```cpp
int pls_hip_coefficients(pls_hip_handle h, const double *R, const double *Q, int64_t K, int64_t M,
                         int64_t A, int64_t cc, int mem, double *B) {
    CHK(check_handle(h));
    if (!R || !Q || !B || K < 1 || M < 1 || A < 1 || cc < 0 || cc > A || K > (1 << 30))
        return fail(h, PLS_HIP_ERR_INVALID, "bad coefficients arguments");
    CHK(set_device(h));
    const double *dR = R, *dQ = Q;
    double *dB = B;
    if (mem == PLS_HIP_MEM_HOST) {
        CHK(ensure(h, h->hR, (size_t)K * A * 8));
        CHK(ensure(h, h->hQ, (size_t)M * A * 8));
        CHK(ensure(h, h->hB, (size_t)K * M * 8));
        CHK(h2d(h, h->hR.p, K, R, K, K, A, 8));
        CHK(h2d(h, h->hQ.p, M, Q, M, M, A, 8));
        dR = (double *)h->hR.p; dQ = (double *)h->hQ.p; dB = (double *)h->hB.p;
    } else if (mem != PLS_HIP_MEM_DEVICE) {
        return fail(h, PLS_HIP_ERR_INVALID, "bad mem kind");
    }
    const int nblk = (int)((K * M + plsk::WG - 1) / plsk::WG);
    hipLaunchKernelGGL(plsk::coefficients_kernel, dim3(nblk), dim3(plsk::WG), 0, h->stream, dR, dQ,
                       (int)K, (int)M, (int)cc, dB);
    LAUNCH_CHECK(h);
// ... 569 lines not shown
```

pls_amd/csrc/small_kernels.hpp:

```cpp
#pragma once
#include "common.hpp"
#include "exchange_kernels.hpp"
#include "fused_kernels.hpp"
#include "update_m1.hpp"
#include "stream_kernels.hpp"

namespace plsk {

__device__ __forceinline__ double red_sum(const double *red, int LP, int j) {
    double s = 0.0;
#pragma unroll
    for (int i = 0; i < RED_SLICES; ++i) s += red[(i64)i * LP + j];
    return s;
}
__device__ __forceinline__ double red_sum_n(const double *red, int nsl, int LP, int j) {
    if (nsl == RED_SLICES) return red_sum(red, LP, j);
    double s = 0.0;
    for (int i = 0; i < nsl; ++i) s += red[(i64)i * LP + j];
    return s;
}

struct UpdShared {
    double sred[1024 / 64];
    double qs[32];
// ... 18 lines not shown
            double s = 0.0;
            for (int c = 0; c < M; ++c) s = fma(Bm[a + c * M], Bm[c + b * M], s);
            Cm[a + b * M] = s;
        }
        __syncthreads();
        double t2 = 0.0;
        for (int c = 0; c < M; ++c) t2 += Cm[c + c * M];
        int same = 1;
        if (act) {
            const double nb = Cm[a + b * M] / t2, ob = Bm[a + b * M];
            same = fabs(nb - ob) <= 4.0e-16 * fabs(nb) + 1.0e-18;
            Bm[a + b * M] = nb;
        }
        if (__syncthreads_and(same)) break;
    }
    int best = 0;
    double bd = Bm[0];
    for (int c = 1; c < M; ++c)
        if (Bm[c + c * M] > bd) { bd = Bm[c + c * M]; best = c; }
    if (tid < M) qv[tid] = Bm[tid + best * M];
    __syncthreads();
    for (int pol = 0; pol < 2; ++pol) {
        double s = 0.0;
        if (tid < M)
            for (int c = 0; c < M; ++c) s = fma(G[tid + c * M], qv[c], s);
        __syncthreads();
        if (tid < M) qv[tid] = s;
        __syncthreads();
        double n2 = 0.0;
        for (int c = 0; c < M; ++c) n2 = fma(qv[c], qv[c], n2);
        const double inv = 1.0 / sqrt(n2);
        __syncthreads();
        if (tid < M) qv[tid] = s * inv;
        __syncthreads();
    }
    int big = 0;
    for (int c = 1; c < M; ++c)
        if (fabs(qv[c]) > fabs(qv[big])) big = c;
    const double sgn = (qv[big] < 0.0) ? -1.0 : 1.0;
    __syncthreads();
    if (tid < M) qv[tid] *= sgn;
    __syncthreads();
}
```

Instructions for the task: The records above need to be written out once more, exactly.

Answer to this problem:
```cpp
int pls_hip_coefficients(pls_hip_handle h, const double *R, const double *Q, int64_t K, int64_t M,
                         int64_t A, int64_t cc, int mem, double *B) {
    CHK(check_handle(h));
    if (!R || !Q || !B || K < 1 || M < 1 || A < 1 || cc < 0 || cc > A || K > (1 << 30))
        return fail(h, PLS_HIP_ERR_INVALID, "bad coefficients arguments");
    CHK(set_device(h));
    const double *dR = R, *dQ = Q;
    double *dB = B;
    if (mem == PLS_HIP_MEM_HOST) {
        CHK(ensure(h, h->hR, (size_t)K * A * 8));
        CHK(ensure(h, h->hQ, (size_t)M * A * 8));
        CHK(ensure(h, h->hB, (size_t)K * M * 8));
        CHK(h2d(h, h->hR.p, K, R, K, K, A, 8));
        CHK(h2d(h, h->hQ.p, M, Q, M, M, A, 8));
        dR = (double *)h->hR.p; dQ = (double *)h->hQ.p; dB = (double *)h->hB.p;
    } else if (mem != PLS_HIP_MEM_DEVICE) {
        return fail(h, PLS_HIP_ERR_INVALID, "bad mem kind");
    }
    const int nblk = (int)((K * M + plsk::WG - 1) / plsk::WG);
    hipLaunchKernelGGL(plsk::coefficients_kernel, dim3(nblk), dim3(plsk::WG), 0, h->stream, dR, dQ,
                       (int)K, (int)M, (int)cc, dB);
    LAUNCH_CHECK(h);
// ... 569 lines not shown
```

pls_amd/csrc/small_kernels.hpp:

```cpp
#pragma once
#include "common.hpp"
#include "exchange_kernels.hpp"
#include "fused_kernels.hpp"
#include "update_m1.hpp"
#include "stream_kernels.hpp"

namespace plsk {

__device__ __forceinline__ double red_sum(const double *red, int LP, int j) {
    double s = 0.0;
#pragma unroll
    for (int i = 0; i < RED_SLICES; ++i) s += red[(i64)i * LP + j];
    return s;
}
__device__ __forceinline__ double red_sum_n(const double *red, int nsl, int LP, int j) {
    if (nsl == RED_SLICES) return red_sum(red, LP, j);
    double s = 0.0;
    for (int i = 0; i < nsl; ++i) s += red[(i64)i * LP + j];
    return s;
}

struct UpdShared {
    double sred[1024 / 64];
    double qs[32];
// ... 18 lines not shown
            double s = 0.0;
            for (int c = 0; c < M; ++c) s = fma(Bm[a + c * M], Bm[c + b * M], s);
            Cm[a + b * M] = s;
        }
        __syncthreads();
        double t2 = 0.0;
        for (int c = 0; c < M; ++c) t2 += Cm[c + c * M];
        int same = 1;
        if (act) {
            const double nb = Cm[a + b * M] / t2, ob = Bm[a + b * M];
            same = fabs(nb - ob) <= 4.0e-16 * fabs(nb) + 1.0e-18;
            Bm[a + b * M] = nb;
        }
        if (__syncthreads_and(same)) break;
    }
    int best = 0;
    double bd = Bm[0];
    for (int c = 1; c < M; ++c)
        if (Bm[c + c * M] > bd) { bd = Bm[c + c * M]; best = c; }
    if (tid < M) qv[tid] = Bm[tid + best * M];
    __syncthreads();
    for (int pol = 0; pol < 2; ++pol) {
        double s = 0.0;
        if (tid < M)
            for (int c = 0; c < M; ++c) s = fma(G[tid + c * M], qv[c], s);
        __syncthreads();
        if (tid < M) qv[tid] = s;
        __syncthreads();
        double n2 = 0.0;
        for (int c = 0; c < M; ++c) n2 = fma(qv[c], qv[c], n2);
        const double inv = 1.0 / sqrt(n2);
        __syncthreads();
        if (tid < M) qv[tid] = s * inv;
        __syncthreads();
    }
    int big = 0;
    for (int c = 1; c < M; ++c)
        if (fabs(qv[c]) > fabs(qv[big])) big = c;
    const double sgn = (qv[big] < 0.0) ? -1.0 : 1.0;
    __syncthreads();
    if (tid < M) qv[tid] *= sgn;
    __syncthreads();
}
```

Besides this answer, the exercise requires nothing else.